WHAT TO PRODUCE
Copy each line of the material in which the word "bits" appears.

★ ★ ★

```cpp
template <bool MS = false, bool POST = false>
__global__ __launch_bounds__(ccbody::CC_THREADS) void dec3cc_rows_mfma(Dec3ccArgs q, PostArg<POST> qp) {
    constexpr int NW = ccbody::CC_THREADS / 64, PS = 32;
    extern __shared__ __attribute__((aligned(16))) uint8_t smem[];
    const DecArgs &p = q.d;
    const int tid = threadIdx.x, lane = tid & 63, wave = tid >> 6;
    const int TC = p.Wi + 2, GW = p.Wi + 1, GH = p.Hi + 1;
    const int kh = lane >> 5, pos = lane & 31;
    const float fbias0 = p.epi[0];
    uint32_t *const planes = reinterpret_cast<uint32_t *>(smem + q.mfull_off);
    const f32x4 *const part = reinterpret_cast<const f32x4 *>(smem + q.part_off);
    WGSPAN_BEGIN();
#ifdef PHASE_TIMING
    unsigned long long ph_[9] = {0, 0, 0, 0, 0, 0, 0, 0, 0}, last_ = __builtin_amdgcn_s_memrealtime();
#endif
    uint32_t lc[2][2];
#pragma unroll
    for (int h = 0; h < 2; h++)
#pragma unroll
        for (int bb = 0; bb < 2; bb++) {
            const int xx = min(32 * h + pos, GW - 1) + 1 - bb;
            lc[h][bb] = (uint32_t)(xx * PS + ((kh ^ ((xx >> 3) & 1)) << 4));
        }
    const int row_b = TC * PS;
    for (int b = blockIdx.x; b < p.B; b += gridDim.x) {
        const uint32_t moff = model_off<MS>(q.ms.model_ids, q.ms.mstride, b);
        const float fbias = MS ? at_model(p.epi, moff)[0] : fbias0;
        const StackPost sp = stack_post<POST, MS>(qp, q.ms.model_ids, b);
        half8 wf[4];
#pragma unroll
        for (int ks = 0; ks < 4; ks++) wf[ks] = (MS ? at_model(p.wfrag, moff) : p.wfrag)[ks * 64 + lane];
        if (b != (int)blockIdx.x) lds_barrier();
        PHASE_MARK(0);
        {
            const uint8_t *ps = reinterpret_cast<const uint8_t *>(p.part) + (size_t)b * GH * GW * 16;
            const int nch = GH * GW;
            for (int s0 = wave * 64; s0 < nch; s0 += NW * 64)
                if (s0 + lane < nch) glds16(ps + (size_t)(s0 + lane) * 16, smem + q.part_off + s0 * 16);
        }
        {
            const __half *su = p.up + (size_t)b * p.Hi * p.Wi * 16;
            const int NI = 2 * p.Wi;
            for (int y = wave; y < p.Hi; y += NW) {
                const __half *rowp = su + (size_t)y * p.Wi * 16;
                uint8_t *rowl = smem + ((y + 1) * TC + 1) * PS;
                for (int q0 = 0; q0 < NI; q0 += 64) {
                    const int qq = q0 + lane, px = qq >> 1;
                    const int cb = ((qq & 1) ^ (((px + 1) >> 3) & 1)) * 8;
                    if (qq < NI) glds16(rowp + px * 16 + cb, rowl + q0 * 16);
                }
            }
            const int n_rows = 4 * TC, n_cols = 4 * p.Hi;
            for (int i = tid; i < n_rows + n_cols; i += NW * 64) {
                int piece;
                if (i < n_rows) {
                    piece = i < 2 * TC ? i : (p.Hi + 1) * 2 * TC + (i - 2 * TC);
                } else {
                    const int j = i - n_rows, y = j >> 2, k = j & 3;
                    piece = (y + 1) * 2 * TC + (k < 2 ? k : (p.Wi + 1) * 2 + (k - 2));
                }
                *reinterpret_cast<uint4 *>(smem + piece * 16) = uint4{0, 0, 0, 0};
            }
            for (int i = tid; i < q.wg.rows_bytes / 4; i += NW * 64) planes[i] = 0;
        }
        PHASE_MARK(1);
        wait_vmem();
        lds_barrier();
        PHASE_MARK(2);
        for (int t = wave; t < 2 * GH; t += NW) {
            const int u = t >> 1, h = t & 1;
            if (32 * h >= GW) continue;
            const uint32_t rb = (uint32_t)(u * row_b);
            const uint32_t a00 = rb + row_b + (h ? lc[1][0] : lc[0][0]), a01 = rb + row_b + (h ? lc[1][1] : lc[0][1]);
            const uint32_t a10 = rb + (h ? lc[1][0] : lc[0][0]), a11 = rb + (h ? lc[1][1] : lc[0][1]);
            f32x16 acc;
#pragma unroll
            for (int r = 0; r < 16; r++) acc[r] = 0.f;
            acc = __builtin_amdgcn_mfma_f32_32x32x16_f16(wf[0], *reinterpret_cast<const half8 *>(smem + a00), acc, 0, 0, 0);
            acc = __builtin_amdgcn_mfma_f32_32x32x16_f16(wf[1], *reinterpret_cast<const half8 *>(smem + a01), acc, 0, 0, 0);
            acc = __builtin_amdgcn_mfma_f32_32x32x16_f16(wf[2], *reinterpret_cast<const half8 *>(smem + a10), acc, 0, 0, 0);
            acc = __builtin_amdgcn_mfma_f32_32x32x16_f16(wf[3], *reinterpret_cast<const half8 *>(smem + a11), acc, 0, 0, 0);
            const int v = 32 * h + pos;
            const bool live = kh == 0 && v < GW;
            const f32x4 pl = part[u * GW + min(v, GW - 1)];
            float l[4];
#pragma unroll
            for (int r = 0; r < 4; r++) l[r] = (acc[r] + fbias) + pl[r];
            if (p.logits && live) {
#pragma unroll
                for (int r = 0; r < 4; r++) {
                    const int Y = 2 * u + (r >> 1) - p.cy, X = 2 * v + (r & 1) - p.cx;
                    if (Y >= 0 && Y < p.Hd && X >= 0 && X < p.Wd) p.logits[((size_t)b * p.Hd + Y) * p.Wd + X] = l[r];
                }
            }
#pragma unroll
            for (int r = 0; r < 4; r++) {
                const uint64_t bits = (uint64_t)(uint32_t)__ballot(live && l[r] > sp.thr) << (32 * h);
                const int Y = 2 * u + (r >> 1) - p.cy, X0 = (r & 1) - p.cx;
                const int pln = X0 & 1, sh = X0 >> 1;
                const int nb = (p.Wd - pln + 1) >> 1;
                uint64_t w = sh >= 0 ? bits << sh : bits >> (-sh);
                w &= nb >= 64 ? ~0ull : ((1ull << nb) - 1);
                if (Y >= 0 && Y < p.Hd && lane == 0) {
                    uint32_t *rw = planes + (Y + 1) * 4 + 2 * pln;
                    if ((uint32_t)w) atomicOr(rw, (uint32_t)w);
                    if ((uint32_t)(w >> 32)) atomicOr(rw + 1, (uint32_t)(w >> 32));
                }
            }
        }
        PHASE_MARK(4);
        lds_barrier();
        if constexpr (POST) {
            for (int i = tid; i < 4 * p.Hd; i += NW * 64) planes[4 + i] &= sp.planes[i];
            lds_barrier();
        }
        PHASE_MARK(5);
        if (p.mask) {
            uint32_t *dst = reinterpret_cast<uint32_t *>(p.mask + (size_t)b * p.Hd * p.Wd);
            const int wq = p.Wd >> 2, nq = p.Hd * wq;
            for (int i = tid; i < nq; i += NW * 64) {
                const int y = fdiv(i, p.mRC), xq = i - y * wq;
                const int bx = 2 * xq;
                const uint32_t *rw = planes + (y + 1) * 4 + (bx >> 5);
                const uint32_t e2 = (rw[0] >> (bx & 31)) & 3u, o2 = (rw[2] >> (bx & 31)) & 3u;
                dst[i] = (e2 & 1u) | ((o2 & 1u) << 8) | ((e2 >> 1) << 16) | ((o2 >> 1) << 24);
            }
        }
        PHASE_MARK(6);
        ccwave::frame_wg<ccbody::CC_THREADS, true>(nullptr, smem + q.cc_off, q.wg, stack_area<POST, MS>(qp, q.ms.model_ids, b, q.area_thresh), q.boxes + (size_t)b * q.max_boxes,
                                                   q.counts + b, q.max_boxes, tid, planes);
        PHASE_MARK(7);
    }
#ifdef PHASE_TIMING
    if (tid == 0)
        for (int i = 0; i < 9; i++) atomicAdd(&g_phase[64 + i], ph_[i]);
#endif
    WGSPAN_END(4);
}

void enc_epilogue(int cout, bool allpos, const float *bias, const float *gamma, const float *beta, const float *mean,
                  const float *var, std::vector<float> &wscale, float *epi) {
    wscale.assign(cout, 1.f);
    for (int c = 0; c < cout; c++) {
        const float sc = gamma[c] / std::sqrt(var[c] + BN_EPS), sh = beta[c] - mean[c] * sc;
        wscale[c] = sc;
        const float bp = bias[c] * sc;
        epi[cout + c] = bp + sh;
        if (allpos) {
            epi[c] = -bp;
            epi[2 * cout + c] = 0.f;
        } else {
            epi[c] = sc >= 0.f ? -bp : -3.0e38f;
            epi[2 * cout + c] = sc >= 0.f ? 3.0e38f : -bp;
        }
    }
}

void prep_enc0(bool allpos, const float *k, const float *bias, const float *gamma, const float *beta, const float *mean,
               const float *var, const float *w1, const float *w2, _Float16 *wfrag, float *epi) {
    std::vector<float> ws;
    enc_epilogue(16, allpos, bias, gamma, beta, mean, var, ws, epi);
    for (int set = 0; set < 2; set++)
        for (int ks = 0; ks < 2; ks++)
            for (int l = 0; l < 64; l++)
                for (int j = 0; j < 8; j++) {
                    const int n = l & 15, g = l >> 4;
                    const int px = 2 * (g & 1) + (j >> 2), ch = j & 3;
                    const int kx = set == 0 ? px - 1 : px;
                    int ky = -1;
                    if (ks == 0) ky = g >> 1;
                    else if ((g >> 1) == 0) ky = 2;
                    float w = 0.f;
                    if (ky >= 0 && kx >= 0 && kx < 3 && ch < 3) w = k[((ky * 3 + kx) * 3 + ch) * 16 + n] * ws[n] / 6.0f;
                    wfrag[((set * 2 + ks) * 64 + l) * 8 + j] = f2h(w);
                }
    std::memcpy(epi + 48, w1, 16 * sizeof(float));
    std::memcpy(epi + 64, w2, 16 * sizeof(float));
}

void prep_enc(bool allpos, int cin, int cout, const float *k, const float *bias, const float *gamma, const float *beta,
              const float *mean, const float *var, const float *w1, const float *w2, _Float16 *wfrag, float *epi) {
    const int NT = cout / 32, KC = cin / 16, KSTEPS = 9 * KC;
    std::vector<float> ws;
    enc_epilogue(cout, allpos, bias, gamma, beta, mean, var, ws, epi);
    for (int nt = 0; nt < NT; nt++)
        for (int ks = 0; ks < KSTEPS; ks++)
            for (int l = 0; l < 64; l++)
                for (int j = 0; j < 8; j++) {
                    const int tap = ks / KC, kc = ks % KC;
                    const int c = kc * 16 + 8 * (l >> 5) + j, n = nt * 32 + (l & 31);
                    wfrag[(((size_t)nt * KSTEPS + ks) * 64 + l) * 8 + j] = f2h(k[((size_t)tap * cin + c) * cout + n] * ws[n]);
                }
    std::memcpy(epi + 3 * cout, w1, 16 * sizeof(float));
    std::memcpy(epi + 3 * cout + 16, w2, 16 * sizeof(float));
}

void prep_enc1w(bool allpos, const float *k, const float *bias, const float *gamma, const float *beta, const float *mean,
                const float *var, _Float16 *wfrag) {
    static const int pairs[5][2] = {{0, 1}, {3, 4}, {6, 7}, {2, 5}, {8, -1}};
    std::vector<float> ws, epi(3 * 32);
    enc_epilogue(32, allpos, bias, gamma, beta, mean, var, ws, epi.data());
    for (int nt = 0; nt < 2; nt++)
        for (int s = 0; s < 5; s++)
            for (int l = 0; l < 64; l++)
                for (int j = 0; j < 8; j++) {
                    const int kg = l >> 4, tap = pairs[s][kg >> 1], c = 8 * (kg & 1) + j, n = nt * 16 + (l & 15);
                    wfrag[(((size_t)nt * 5 + s) * 64 + l) * 8 + j] = f2h(tap < 0 ? 0.f : k[((size_t)tap * 16 + c) * 32 + n] * ws[n]);
                }
}

void prep_dec(int cin, int cout, const float *k, const float *bias, const float *gamma, const float *beta,
              const float *mean, const float *var, _Float16 *wfrag, float *epi) {
    const int NTT = 4 * cout / 32, KC = cin / 16, KSTEPS = 4 * KC;
    for (int nt = 0; nt < NTT; nt++)
        for (int ks = 0; ks < KSTEPS; ks++)
            for (int l = 0; l < 64; l++)
                for (int j = 0; j < 8; j++) {
                    const int tap = ks / KC, kc = ks % KC, a = tap >> 1, bb = tap & 1;
                    const int c = kc * 16 + 8 * (l >> 5) + j, n = nt * 32 + (l & 31);
                    const int phase = n / cout, co = n % cout, py = phase >> 1, px = phase & 1;
                    const int ky = py + 2 * a, kx = px + 2 * bb;
                    wfrag[(((size_t)nt * KSTEPS + ks) * 64 + l) * 8 + j] =
                        f2h(k[(((size_t)ky * 4 + kx) * cout + co) * cin + c]);
                }
    for (int c = 0; c < cout; c++) {
        const float sc = gamma[c] / std::sqrt(var[c] + BN_EPS);
        epi[c] = sc;
        epi[cout + c] = bias[c] * sc + (beta[c] - mean[c] * sc);
    }
}

float final_fold(int cin, int cout, const float *k, const float *fk, int n, int a, int bb, int c) {
    const int ky = (n >> 1) + 2 * a, kx = (n & 1) + 2 * bb;
    double sacc = 0.0;
    for (int o = 0; o < cout; o++) sacc += (double)fk[o] * k[(((size_t)ky * 4 + kx) * cout + o) * cin + c];
    return (float)sacc;
}
void prep_final(int cin, int cout, const float *k, const float *bias, const float *fk, const float *fb,
                _Float16 *wfrag, float *epi, int c0 = 0, int cwin = 0) {
    if (!cwin) cwin = cin;
    const int KC = cwin / 16, KSTEPS = 4 * KC;
    for (int ks = 0; ks < KSTEPS; ks++)
        for (int l = 0; l < 64; l++)
            for (int j = 0; j < 8; j++) {
                const int tap = ks / KC, kc = ks % KC, a = tap >> 1, bb = tap & 1;
                const int c = c0 + kc * 16 + 8 * (l >> 5) + j, n = l & 31;
                wfrag[((size_t)ks * 64 + l) * 8 + j] = f2h(n < 4 ? final_fold(cin, cout, k, fk, n, a, bb, c) : 0.f);
            }
    if (epi) {
        double bsum = fb[0];
        for (int o = 0; o < cout; o++) bsum += (double)fk[o] * bias[o];
        epi[0] = (float)bsum;
    }
}
void prep_tail(int cin, int cout, const float *k, const float *fk, int c0, _Float16 *wfrag) {
    for (int s = 0; s < 2; s++)
        for (int l = 0; l < 64; l++)
            for (int j = 0; j < 8; j++) {
                const int i = l & 15, kg = l >> 4, c = c0 + 8 * (kg & 1) + j;
                wfrag[((size_t)s * 64 + l) * 8 + j] = f2h(i < 4 ? final_fold(cin, cout, k, fk, i, 1 - s, 1 - (kg >> 1), c) : 0.f);
            }
// ... 689 lines not shown
```

Before: 2.437 million.

## Interleave two MFMA tiles per wave and batch plane atomics in dec3cc

The dec3cc row loop now processes two tiles per wave per iteration. All eight LDS operand loads are issued before two interleaved MFMA accumulator chains, which hides MFMA dependency latency. It also skips half-tiles that are empty when GW fits in 32 columns. The per-row ballot results are spread across lanes 0-7 so up to eight atomicOr calls run in one instruction instead of serially from lane 0. Separately, wave indices are made scalar with readfirstlane in three kernels. The cost is higher register pressure from two live accumulators and more complex addressing.

Measured after the change: 2.424 million. About the same (-0.5%).

```diff
diff --git a/cova_amd/csrc/bboxcc_wave.h b/cova_amd/csrc/bboxcc_wave.h
--- a/cova_amd/csrc/bboxcc_wave.h
+++ b/cova_amd/csrc/bboxcc_wave.h
@@ -216,7 +216,7 @@
 __device__ __forceinline__ void frame_wg(const uint8_t *m, uint8_t *sm, const WvGeom &g, int area_thresh, covahip_box *ob,
                                          int32_t *count_out, int max_boxes, int tid, uint32_t *planes = nullptr) {
     constexpr int NWV = NTH / 64;
-    const int lane = tid & 63, wave = tid >> 6;
+    const int lane = tid & 63, wave = __builtin_amdgcn_readfirstlane(tid >> 6);
     uint32_t *rows = PLANES ? planes : reinterpret_cast<uint32_t *>(sm);
     uint32_t *lab = reinterpret_cast<uint32_t *>(sm + g.rows_bytes);
     uint32_t *s_area = lab + g.cap, *s_minx = s_area + g.cap, *s_maxx = s_minx + g.cap, *s_miny = s_maxx + g.cap,
diff --git a/cova_amd/csrc/blobnet_mfma.hip b/cova_amd/csrc/blobnet_mfma.hip
--- a/cova_amd/csrc/blobnet_mfma.hip
+++ b/cova_amd/csrc/blobnet_mfma.hip
@@ -1779,7 +1779,7 @@
 template <bool MS = false>
 __global__ __launch_bounds__(512, 2) void dec012_mfma(Dec012Args p) {
     extern __shared__ __attribute__((aligned(256))) uint8_t smem[];
-    const int tid = threadIdx.x, lane = tid & 63, wave = tid >> 6;
+    const int tid = threadIdx.x, lane = tid & 63, wave = __builtin_amdgcn_readfirstlane(tid >> 6);
     uint8_t *const t0 = smem + p.lv[0].tile_off, *const t1 = smem + p.lv[1].tile_off, *const t2 = smem + p.lv[2].tile_off;
     WGSPAN_BEGIN();
 #ifdef PHASE_TIMING
@@ -1996,7 +1996,7 @@
     constexpr int NW = ccbody::CC_THREADS / 64, PS = 32;
     extern __shared__ __attribute__((aligned(16))) uint8_t smem[];
     const DecArgs &p = q.d;
-    const int tid = threadIdx.x, lane = tid & 63, wave = tid >> 6;
+    const int tid = threadIdx.x, lane = tid & 63, wave = __builtin_amdgcn_readfirstlane(tid >> 6);
     const int TC = p.Wi + 2, GW = p.Wi + 1, GH = p.Hi + 1;
     const int kh = lane >> 5, pos = lane & 31;
     const float fbias0 = p.epi[0];
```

★ ★ ★

TASK SOLUTION
                const uint64_t bits = (uint64_t)(uint32_t)__ballot(live && l[r] > sp.thr) << (32 * h);
                uint64_t w = sh >= 0 ? bits << sh : bits >> (-sh);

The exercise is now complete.